Разрыв времени – это и есть остановка сна, переход из одной реальности в другую, каждая из которых имеет свою закономерность, свою последовательность, установленную логикой событий.
Вот, кстати, еще один термин – «логика событий»!
В «Пушкинском доме» находим такую мысль в этой связи – «более правильной последовательности, чем временная, все-таки нет: именно в ней содержатся не только нами открытые закономерности, но и те, которые мы не улавливаем до сих пор».
Перечисление событий в хронологическом порядке, безусловно, логично и достаточно информативно, оно легко считывается здравомыслами, не претендующими на знание дословесного и предсловесного. Однако обратная последовательность, обратная хронология, когда тайное становится явным, потому что время имеет свойство протекать вспять, куда более подходит нашему повествованию об авторе, которого уже нет, но при этом он есть в собственных его текстах.
Так и смотрит Битов на свое отражение в черном окне вагона, на отражение, за которым проносятся назад мачты привокзального освещения, мосты и эстакады, на отражение, которое движется в пространстве, пересекает местность сна, а он – автор при этом оказывается неподвижен, находясь в другом измерении и времени.

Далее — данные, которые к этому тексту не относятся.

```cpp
int launch_find_header(const uint8_t* buf, int64_t n, int64_t* d_scalars, hipStream_t s);
int launch_first_match(const uint8_t* buf, int64_t n, const int64_t* from_slot, int mode, uint8_t c, int64_t* res,
                       int64_t* ticket_slot, hipStream_t s);
constexpr int RUN_SLOT = 32;
struct RunSlots {
    int32_t* sl = nullptr;
    int32_t* el = nullptr;
    int32_t* sn = nullptr;
    int32_t* en = nullptr;
    uint64_t* rc = nullptr;
    int32_t* rf = nullptr;
    int32_t* ovf = nullptr;
};
int launch_runs_from_strip(const RunSlots& rs, int64_t ntiles, const int64_t* toff, const int64_t* d_nT, int32_t* rs_l,
                           int32_t* re_l, int32_t* rs_n, int32_t* re_n, int64_t* d_nruns, int64_t* cs, int64_t* ce,
                           int32_t* bev, int64_t* d_tot, int64_t* d_partial, hipStream_t s);
int launch_fasta_strip(IngestMode mode, const uint8_t* buf, int64_t n, const int64_t* d_header,
                       uint8_t* out, int64_t* d_len, int32_t* d_flags, const IngestScratch& sc,
                       hipStream_t s, FilterMode fmode = FILTER_UPPER, uint8_t* out2 = nullptr,
                       int64_t* d_len2 = nullptr, const RunSlots* runs = nullptr);
constexpr int SEG_GATHER_B = 1024;
int launch_strip_gather(IngestMode mode, const uint8_t* buf, int64_t n, const int64_t* d_header, const int64_t* toff,
                        const int32_t* tcarry, const int64_t* d_len, const int32_t* segs, int nslots, uint8_t* dst,
                        hipStream_t s);
int launch_strip_rewrite(IngestMode mode, const uint8_t* buf, int64_t n, const int64_t* d_header, uint8_t* out,
                         const IngestScratch& sc, hipStream_t s);
int launch_runs2(const uint8_t* s_in, int64_t n, int32_t* rs_l, int32_t* re_l, int32_t* rs_n, int32_t* re_n,
                 int64_t* d_nruns, int64_t* d_cnt_l, int64_t* d_cnt_n, int64_t* d_partial, hipStream_t s);
int launch_run_text(const int32_t* run_s, const int32_t* run_e, int64_t nruns, int64_t n,
                    uint8_t* out, int64_t* d_len, int64_t* d_tmp, int64_t* d_partial, hipStream_t s);

constexpr int SEG_L = 1000;
constexpr int SEG_REC_CAP = 256;
struct SegStat {
    int32_t nrec;
    int32_t nmatch;
    int32_t lit;
    int32_t pass;
    int32_t non_n;
    int32_t first_p;
    int32_t last_p;
    int32_t pad;
};
constexpr int32_t PASS_PROVEN = -1;
int launch_local_proven(const uint8_t* R, int64_t nR, const uint8_t* T, int64_t nT, int64_t iters, uint32_t* recs,
                        SegStat* stat, hipStream_t s);
int launch_local_pass(int k, int pass, int upper, const uint8_t* R, int64_t nR, const uint8_t* T, int64_t nT, int64_t seg0,
                      int64_t seg_end, uint32_t* recs, SegStat* stat, hipStream_t s);
int launch_local_all(const uint8_t* R, const int64_t* d_nR, const uint8_t* T, const int64_t* d_nT, int64_t nseg_max,
                     uint32_t* recs, SegStat* stat, int32_t* cls, int32_t gen, int32_t* ctl, hipStream_t s);
constexpr int PROBE_PAIRS = 16 * 8;
int local_probe_applies(int64_t nseg_max);
int launch_probe_segs(const int64_t* d_nR, const int64_t* d_nT, int32_t* segs, hipStream_t s);
int launch_segment_copy(const uint8_t* src, const int64_t* d_len, const int32_t* segs, int nslots, uint8_t* dst,
                        hipStream_t s);
int launch_local_probe(const uint8_t* gR, const int64_t* d_nR, const uint8_t* gT, const int64_t* d_nT, const int32_t* segs,
                       int32_t* pout, hipStream_t s);
int local_probe_window(const int32_t* pout);
int launch_local_emit(const uint8_t* T, int64_t nT, int64_t iters, const uint32_t* recs,
                      const SegStat* stat, uint8_t* out, int64_t* d_len, int64_t* d_tmp_a,
                      int64_t* d_tmp_b, int64_t* d_partial, hipStream_t s, bool abs_p = false);

struct WalkWorkspace;
struct WalkResult {
    int64_t n_matches;
    int64_t rounds;
    int64_t chunks;
    int64_t chains;
};
size_t walk_workspace_bytes(int64_t nR, int64_t nT, int k, int chunk);
int global_prepare(const uint8_t* Rp, int64_t nRp, const uint8_t* Tp, int64_t nTp, int k, int m, int chunk, void* ws,
                   size_t ws_bytes, hipStream_t s);
void global_prepare_reset();
void walk_forget_workspace(const void* ws);
int global_sweep_early(const uint8_t* Rp, int64_t nRp_bound, const int64_t* d_nRp, const uint8_t* tgt_fa, int64_t tn,
                       const int64_t* d_hdr, int k, int m, int chunk, void* ws, size_t ws_bytes, hipStream_t s);
struct EmitTarget {
    int (*resolve)(void* user, uint8_t** out);
    void* user;
    int (*abandon)(void* user) = nullptr;
    int (*round1_queued)(void* user, hipStream_t s) = nullptr;
};
constexpr int WALK_ABANDONED = -1;
int global_match_and_emit(const uint8_t* Rp, int64_t nRp, const uint8_t* Tp, int64_t nTp, int k, int m,
                          int chunk, void* ws, size_t ws_bytes, uint8_t* out, int64_t* out_len,
                          WalkResult* res, hipStream_t s, bool abs_p = false, const EmitTarget* late_out = nullptr,
                          bool keep_flat = true);
int global_walk_range(const uint8_t* Rp, int64_t nRp, const uint8_t* Tp, int64_t nTp, int k, int m, int chunk, void* ws,
                      size_t ws_bytes, int64_t x0, int64_t P0, int64_t x_end, int64_t* exit_x, int64_t* exit_P,
                      WalkResult* res, hipStream_t s);
int global_matches(void* ws, const int32_t** t, const int32_t** p, const int32_t** l, int64_t* n);

size_t delta_workspace_bytes(int64_t n);
int delta_encode_dev(const uint8_t* X, int64_t n, uint8_t* out, int64_t out_cap, int64_t* out_len,
                     bool* stoi_fail, void* ws, hipStream_t s);
```

### sccg-genome-compression_amd/csrc/sccg_api.cpp

```cpp
#include <algorithm>
#include <hip/hip_runtime.h>

#include <fcntl.h>
#include <sys/stat.h>
#include <unistd.h>

#include <atomic>
#include <chrono>
#include <condition_variable>
#include <cstdarg>
#include <cstdio>
#include <cstdlib>
#include <cstring>
#include <functional>
#include <future>
#include <mutex>
#include <string>
#include <thread>
#include <vector>

#include "decomp.h"
#include "internal.h"

static thread_local char g_hip_err[512];

int sccg_hip_fail(hipError_t e, const char* what, const char* file, int line) {
    snprintf(g_hip_err, sizeof g_hip_err, "%s:%d: %s -> %s", file, line, what, hipGetErrorString(e));
    return e == hipErrorOutOfMemory ? SCCG_E_NOMEM : SCCG_E_HIP;
}

namespace {

enum Slot {
    B_RFA, B_TFA, B_R, B_T, B_TILE_A, B_TILE_B, B_TILE_FA, B_TILE_FB, B_TILE_LAST, B_TILE_OFF, B_TILE_OFF2, B_TILE_CARRY, B_TILE_BSUM,
    B_SCAL, B_PARTIAL,
    B_RUN_S, B_RUN_E, B_TMP64, B_RUN_SN, B_RUN_EN, B_TMP64N, B_NLINE, B_RECS, B_STAT, B_SEGCLS, B_SEG_A, B_SEG_B, B_RP, B_TP, B_WALK, B_OUT,
    B_D_LP, B_D_FLAG, B_D_DLT, B_D_CONTRIB, B_D_OFF, B_D_DSUM, B_D_LS, B_D_LL, B_D_LC, B_D_NS, B_D_NL, B_D_NC, B_D_DEC, B_D_FIDX, B_D_NLPOS, B_D_LP2, B_D_DLT2, B_PARTIAL2,
    B_DX, B_DELTA,
    B_TILE2_A, B_TILE2_B, B_TILE2_FA, B_TILE2_FB, B_TILE2_LAST, B_TILE2_OFF, B_TILE2_OFF2, B_TILE2_CARRY, B_TILE2_BSUM,
    B_RSLOT = 62, B_RTILE,
    B_COUNT
};
static_assert(B_RSLOT == 62 && B_D_DEC == 43 && B_COUNT <= 64, "SCCG_TEST_OOM slot numbers moved");

constexpr int WALK_CHUNK_MIN = 16384, WALK_CHUNK_MAX = 32768;
constexpr int64_t WALK_CHUNKS_TARGET = 7800;
int walk_chunk(int64_t target_bytes) {
    static const int env = [] {
        const char* e = getenv("SCCG_WALK_CHUNK");
        const int c = e ? atoi(e) : 0;
        return c >= 1024 && c <= (1 << 20) ? c : 0;
    }();
    if (env) return env;
    const int64_t c = (target_bytes / WALK_CHUNKS_TARGET) & ~int64_t(4095);
    return (int)(c < WALK_CHUNK_MIN ? WALK_CHUNK_MIN : c > WALK_CHUNK_MAX ? WALK_CHUNK_MAX : c);
}
constexpr int DPAD = 4096;

bool oom_slot(int slot) {
    static const uint64_t mask = [] {
        uint64_t m = 0;
        const char* e = getenv("SCCG_TEST_OOM");
        while (e && *e) {
            char* end = nullptr;
            const long v = strtol(e, &end, 10);
            if (end == e) break;
            if (v >= 0 && v < 64) m |= 1ull << v;
            e = *end ? end + 1 : end;
        }
        return m;
    }();
    static std::atomic<uint64_t> failed{0};
    if (slot < 0 || slot >= 64 || !((mask >> slot) & 1)) return false;
    return !((failed.fetch_or(1ull << slot) >> slot) & 1);
}

}

struct HostWorker {
    std::thread th;
    std::mutex mu;
    std::condition_variable cv;
    std::function<int()> task;
    bool has_task = false, done = true, quit = false;
    int rc = 0;

    void start(int device) {
        th = std::thread([this, device] {
            (void)hipSetDevice(device);
            std::unique_lock<std::mutex> lk(mu);
            for (;;) {
                cv.wait(lk, [this] { return has_task || quit; });
                if (quit) return;
                std::function<int()> f = std::move(task);
                has_task = false;
                lk.unlock();
                const int r = f();
                lk.lock();
                rc = r;
                done = true;
                cv.notify_all();
            }
        });
    }
    void submit(std::function<int()> f) {
        std::lock_guard<std::mutex> lk(mu);
        task = std::move(f);
        has_task = true;
        done = false;
        cv.notify_all();
    }
    int wait() {
        std::unique_lock<std::mutex> lk(mu);
        cv.wait(lk, [this] { return done; });
        return rc;
    }
    void stop() {
        if (!th.joinable()) return;
        {
            std::lock_guard<std::mutex> lk(mu);
            quit = true;
            cv.notify_all();
        }
        th.join();
    }
};

struct sccg_ctx {
    int device = 0;
    HostWorker worker;
    hipStream_t stream = nullptr;
    hipStream_t side = nullptr;
    hipStream_t side2 = nullptr;
    hipEvent_t ev_fork = nullptr, ev_fork2 = nullptr, ev_join = nullptr, ev_lines = nullptr, ev_rstrip = nullptr, ev_hdr = nullptr, ev_tstrip = nullptr,
               ev_local = nullptr, ev_probe = nullptr;
    int64_t* h_switch = nullptr;
    int32_t* h_probe = nullptr;
    std::string err;
    sccg_stats stats{};
    void* buf[B_COUNT] = {};
    size_t cap[B_COUNT] = {};
    uint8_t* stage[16] = {};
    hipEvent_t stage_ev[16] = {};
    hipStream_t copy_ref = nullptr, copy_tgt = nullptr;
    hipEvent_t ev_ref_in = nullptr, ev_tgt_in = nullptr;
    void* cls_buf = nullptr;
    size_t cls_cap = 0;
    int32_t cls_gen = 0;
    bool exact_switch = false;

    int fail(int rc, const char* fmt, ...) {
        char tmp[512];
        va_list ap;
        va_start(ap, fmt);
        vsnprintf(tmp, sizeof tmp, fmt, ap);
        va_end(ap);
        err = tmp;
        return rc;
    }
    int hipfail(int rc) {
        err = g_hip_err;
        return rc;
    }
    void* get(int slot, size_t bytes) {
        bytes = (bytes + DPAD + 255) & ~(size_t)255;
        if (cap[slot] >= bytes) return buf[slot];
        if (buf[slot]) { walk_forget_workspace(buf[slot]); (void)hipFree(buf[slot]); }
        buf[slot] = nullptr;
        cap[slot] = 0;
        void* p = nullptr;
        if (oom_slot(slot)) bytes = (size_t)1 << 62;
        if (hipMalloc(&p, bytes) != hipSuccess) {
            (void)hipGetLastError();
            return nullptr;
        }
        buf[slot] = p;
        cap[slot] = bytes;
        return p;
    }
};

constexpr int REF_ERASED = 0, REF_KEPT = 1;
struct sccg_reference {
    sccg_ctx* ctx = nullptr;
    void* mem[2] = {nullptr, nullptr};
    size_t bytes[2] = {0, 0};
    int64_t holds = 1;
    const int64_t* d_len(int form) const {
        return reinterpret_cast<const int64_t*>(reinterpret_cast<const uint8_t*>(mem[form]) + bytes[form] - 256);
    }
};

struct sccg_reader {
    sccg_ctx* ctx = nullptr;
    sccg_reference* ref = nullptr;
    size_t mem_bytes = 0;
    void* mem = nullptr;
    DcFetchSrc src{};
    int64_t length = 0;
    std::string header;
    void* d_reg = nullptr;
    int64_t* h_reg = nullptr;
    size_t reg_cap = 0;
    void* d_out = nullptr;
    size_t out_cap = 0;
};

struct sccg_cohort {
    sccg_ctx* ctx = nullptr;
    std::vector<int64_t> length;
    void* d_tab = nullptr;
    void* d_reg = nullptr;
    int64_t* h_reg = nullptr;
    size_t reg_cap = 0;
    void* d_out = nullptr;
    size_t out_cap = 0;
};

#define TRY(expr)                                  \
    do {                                           \
        int rc_ = (expr);                          \
        if (rc_) return ctx->hipfail(rc_);         \
    } while (0)
#define HIPTRY(expr)                               \
    do {                                           \
        hipError_t e_ = (expr);                    \
        if (e_ != hipSuccess) return ctx->hipfail(sccg_hip_fail(e_, #expr, __FILE__, __LINE__)); \
    } while (0)
#define GET(T, var, slot, n)                                                            \
    T* var = reinterpret_cast<T*>(ctx->get(slot, (size_t)(n) * sizeof(T)));            \
    if (!var) return ctx->fail(SCCG_E_NOMEM, "device allocation of %zu bytes failed", (size_t)(n) * sizeof(T))

extern "C" {

int sccg_ctx_create(int device, sccg_ctx** out) {
    if (!out) return SCCG_E_INVALID;
    *out = nullptr;
    int n = 0;
    if (hipGetDeviceCount(&n) != hipSuccess || n <= 0) return SCCG_E_HIP;
    if (device < 0 || device >= n) return SCCG_E_INVALID;
    if (hipSetDevice(device) != hipSuccess) return SCCG_E_HIP;
    sccg_ctx* c = new sccg_ctx();
    c->device = device;
    int prio_lo = 0, prio_hi = 0;
    (void)hipDeviceGetStreamPriorityRange(&prio_lo, &prio_hi);
    if (hipStreamCreateWithFlags(&c->stream, hipStreamNonBlocking) != hipSuccess ||
        hipStreamCreateWithPriority(&c->side, hipStreamNonBlocking, prio_lo) != hipSuccess ||
        hipStreamCreateWithFlags(&c->side2, hipStreamNonBlocking) != hipSuccess ||
        hipEventCreateWithFlags(&c->ev_fork, hipEventDisableTiming) != hipSuccess ||
        hipEventCreateWithFlags(&c->ev_fork2, hipEventDisableTiming) != hipSuccess ||
        hipEventCreateWithFlags(&c->ev_join, hipEventDisableTiming) != hipSuccess ||
        hipEventCreateWithFlags(&c->ev_lines, hipEventDisableTiming) != hipSuccess ||
        hipEventCreateWithFlags(&c->ev_tstrip, hipEventDisableTiming) != hipSuccess ||
        hipEventCreateWithFlags(&c->ev_rstrip, hipEventDisableTiming) != hipSuccess ||
        hipEventCreateWithFlags(&c->ev_hdr, hipEventDisableTiming) != hipSuccess ||
        hipEventCreateWithFlags(&c->ev_local, hipEventDisableTiming) != hipSuccess ||
        hipEventCreateWithFlags(&c->ev_probe, hipEventDisableTiming) != hipSuccess ||
        hipHostMalloc(reinterpret_cast<void**>(&c->h_probe), 2 * PROBE_PAIRS * sizeof(int32_t), hipHostMallocDefault) != hipSuccess ||
        hipHostMalloc(reinterpret_cast<void**>(&c->h_switch), 64, hipHostMallocDefault) != hipSuccess) {
        delete c;
        return SCCG_E_HIP;
    }
    c->worker.start(device);
    *out = c;
    return SCCG_OK;
}
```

Как уже было замечено выше, окно напоминает сработанную из черного мрамора мемориальную доску, на которой написано: «В этом доме с середины 70-х годов ХХ века по 2018 год жил известный русский писатель Андрей Георгиевич Битов» (адрес сообщается в примечании: улица Краснопрудная, 30–34, с.1)

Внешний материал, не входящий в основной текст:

def set_f32_matmul(mode) -> int:
    global F32_MATMUL_TERMS
    prev = F32_MATMUL_TERMS
    terms = MATMUL_MODES[mode] if isinstance(mode, str) else int(mode)
    if terms not in (0, 3, 6, 9):
        raise ValueError(f"fp32 matmul mode {mode!r}: one of {sorted(MATMUL_MODES)}")
    F32_MATMUL_TERMS = terms
    return prev


def gemm(A, a_rs, a_ks, Bm, b_rs, b_ks, Cm, ldc, M, N, K, alpha=1.0, accumulate=False, groups=1, group_mode=0,
         group_offsets=None, strideB=0, strideC=0, kchunk=0, resid=None, row_map=None, p_drop=0.0, seed=0,
         rowdot=None, qknorm=None, c_amax=None, swiglu_bwd=None, group_div=0, sw_tbl=None, swiglu_fwd=None, norm=None, bias=None):
    if A.dtype == torch.bfloat16:
        if group_div > 1 or sw_tbl is not None or swiglu_fwd is not None or norm is not None or bias is not None:
            raise RuntimeError("group_div / sw_tbl / swiglu_fwd / norm / bias are options of the fp32 GEMM")
        return _gemm_bf16(A, a_rs, a_ks, Bm, b_rs, b_ks, Cm, ldc, M, N, K, alpha, accumulate, groups, group_mode,
                          group_offsets, strideB, strideC, kchunk, resid, row_map, p_drop, seed, rowdot, qknorm, swiglu_bwd)
    d = GemmDesc()
    d.A = ptr(A); d.a_rs = a_rs; d.a_ks = a_ks
    d.B = ptr(Bm); d.b_rs = b_rs; d.b_ks = b_ks
    d.C = ptr(Cm); d.ldc = ldc
    d.M = M; d.N = N; d.K = K
    d.alpha = alpha
    d.accumulate = 1 if accumulate else 0
    d.groups = groups
    d.group_mode = group_mode
    d.group_offsets = ptr(group_offsets)
    d.strideB = strideB; d.strideC = strideC
    d.kchunk = kchunk
    d.resid = ptr(resid)
    d.row_map = ptr(row_map)
    d.p_drop = p_drop
    d.seed = seed
    if rowdot is not None:
        d.rowdot_other, d.rowdot_out, d.rowdot_S = ptr(rowdot[0]), ptr(rowdot[1]), int(rowdot[2])
    if qknorm is not None:
        q = qknorm
        d.qk_wq, d.qk_wk, d.qk_eps = ptr(q["wq"]), ptr(q["wk"]), float(q["eps"])
        d.qk_cos, d.qk_sin = ptr(q["cos"]), ptr(q["sin"])
        d.qk_bias_q, d.qk_bias_k, d.qk_bias_v = ptr(q.get("bias_q")), ptr(q.get("bias_k")), ptr(q.get("bias_v"))
        d.qk_act_idx, d.qk_pos_ids = ptr(q.get("act_idx")), ptr(q.get("pos_ids"))
        d.qk_q_rot, d.qk_k_rot = ptr(q["q_rot"]), ptr(q["k_rot"])
        d.qk_S, d.qk_nq, d.qk_nkv = int(q["S"]), int(q["nq"]), int(q["nkv"])
    if (c_amax is not None and _AMAX_REUSE is not None and F32_MATMUL_TERMS == 3 and group_mode == 0 and not accumulate
            and resid is None and qknorm is None and c_amax[1] % 64 == 0):
        view, col0 = c_amax
        slot_c = _AMAX_REUSE.preset(view, (1, 0, M, N - col0, ldc))
        d.amax_c, d.amax_c_col0 = slot_c, int(col0)
    if swiglu_bwd is not None:
        gu, ld_gu = swiglu_bwd
        d.sw_gu, d.sw_ld = ptr(gu), int(ld_gu)
        d.sw_tbl = ptr(sw_tbl)
        if _AMAX_REUSE is not None and F32_MATMUL_TERMS == 3 and ld_gu == 2 * N:
            d.amax_c, d.amax_c_col0 = _AMAX_REUSE.preset(gu, (1, 0, 1, M * ld_gu, M * ld_gu)), 0
    d.group_div = int(group_div)
    if norm is not None:
        nx = norm["x"]
        if group_mode != 0 or a_ks != 1 or b_ks != 1 or nx.dim() != 2 or nx.shape[0] < M or nx.shape[1] != K or not nx.is_contiguous():
            raise RuntimeError("gemm(norm=...): a Linear-forward GEMM whose rows are the RMSNorm of a dense [M, K] tensor")
        d.norm_x, d.norm_w, d.norm_eps = ptr(norm["x"]), ptr(norm["w"]), float(norm["eps"])
        d.norm_dst_rows, d.norm_src_rows = ptr(norm.get("dst_rows")), ptr(norm.get("src_rows"))
    if bias is not None:
        d.bias_idx, d.bias_q, d.bias_k, d.bias_v = ptr(bias["idx"]), ptr(bias["q"]), ptr(bias["k"]), ptr(bias["v"])
        d.bias_rows, d.bias_nq, d.bias_nkv = int(bias["q"].shape[0]), int(bias["q"].shape[1]), int(bias["k"].shape[1])
    if swiglu_fwd is not None:
        hm, tbl, row_group = swiglu_fwd
        d.sw_hm, d.sw_tbl, d.sw_row_group = ptr(hm), ptr(tbl), ptr(row_group)
        if _AMAX_REUSE is not None and F32_MATMUL_TERMS == 3:
            d.amax_c, d.amax_c_col0 = _AMAX_REUSE.preset(hm, (1, 0, 1, M * (N // 2), M * (N // 2))), 0
    if group_mode == 1 and DETERMINISTIC_WGRAD:
        n_chunks = (K + kchunk - 1) // kchunk + (groups if group_offsets is not None else 0)
        need = n_chunks * ((M + 127) // 128) * ((N + 127) // 128) * 16384
        ws = _wgrad_workspace(A.device, need)
        d.wgrad_ws, d.wgrad_ws_floats = ws.data_ptr(), ws.numel()
    if F32_MATMUL_TERMS == 3:
        ga = (M, K, a_rs) if a_ks == 1 else (K, M, a_ks)
        gb = (N, K, b_rs) if b_ks == 1 else (K, N, b_ks)
        nb = (groups // max(1, int(group_div))) if (group_mode == 0 and groups > 1) else 1
        d.amax_a = absmax_slot(A, 1, 0, *ga, produced=norm is not None)
        geom_b = (nb, strideB if nb > 1 else 0) + gb
        c = _AMAX_REUSE
        parent = c.plane_parent(Bm.data_ptr(), geom_b) if (c is not None and c.planes is not None and group_mode == 0) else None
        if parent is not None:
            d.amax_b = parent
            d.b_planes = c.planes.data_ptr() + (Bm.data_ptr() - c.stable_ranges[0][0])
            call("gamer_gemm_f32_split", C.byref(d), 3, stream_ptr())
            return
        d.amax_b = absmax_slot(Bm, *geom_b)
        if c is not None and c.planes is not None and group_mode == 0 and c._key(Bm.data_ptr(), geom_b) in c._plane_keys:
            d.b_planes = c.planes.data_ptr() + (Bm.data_ptr() - c.stable_ranges[0][0])
            if a_ks == 1 and b_ks == 1 and c._key(Bm.data_ptr(), geom_b) in c._tplane_keys:
                d.b_planes_t = c.planes_t.data_ptr() + (Bm.data_ptr() - c.stable_ranges[0][0])
        call("gamer_gemm_f32_split", C.byref(d), 3, stream_ptr())
        return
    if F32_MATMUL_TERMS:
        if WEIGHT_PLANES is not None and group_mode == 0:
            base, nbytes, pl, stride = WEIGHT_PLANES
            off = Bm.data_ptr() - base
            if 0 <= off < nbytes:
                d.b_planes, d.b_plane_stride = pl + off // 2, stride
        call("gamer_gemm_f32_split", C.byref(d), F32_MATMUL_TERMS, stream_ptr())
    else:
        call("gamer_gemm_f32", C.byref(d), stream_ptr())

Получается, что ровно через 21 год после зимних событий сна 1997 года, зафиксированных сочинителем в своей записной книжке, тоже зимой произошли события, которыми, по сути, надо было заканчивать эту книгу – отпевание раба Божьего Андрея в Покровской церкви, что в Красном селе у ручья.
Но мы, сообразно всему вышесказанному начинаем ее (книгу) именно ими (событиями).
Отпевание тогда совершал известный московский протоирей Владимир Вигилянский, литератор, обитатель Переделкина, настоятель Татьянинской Университетской церкви.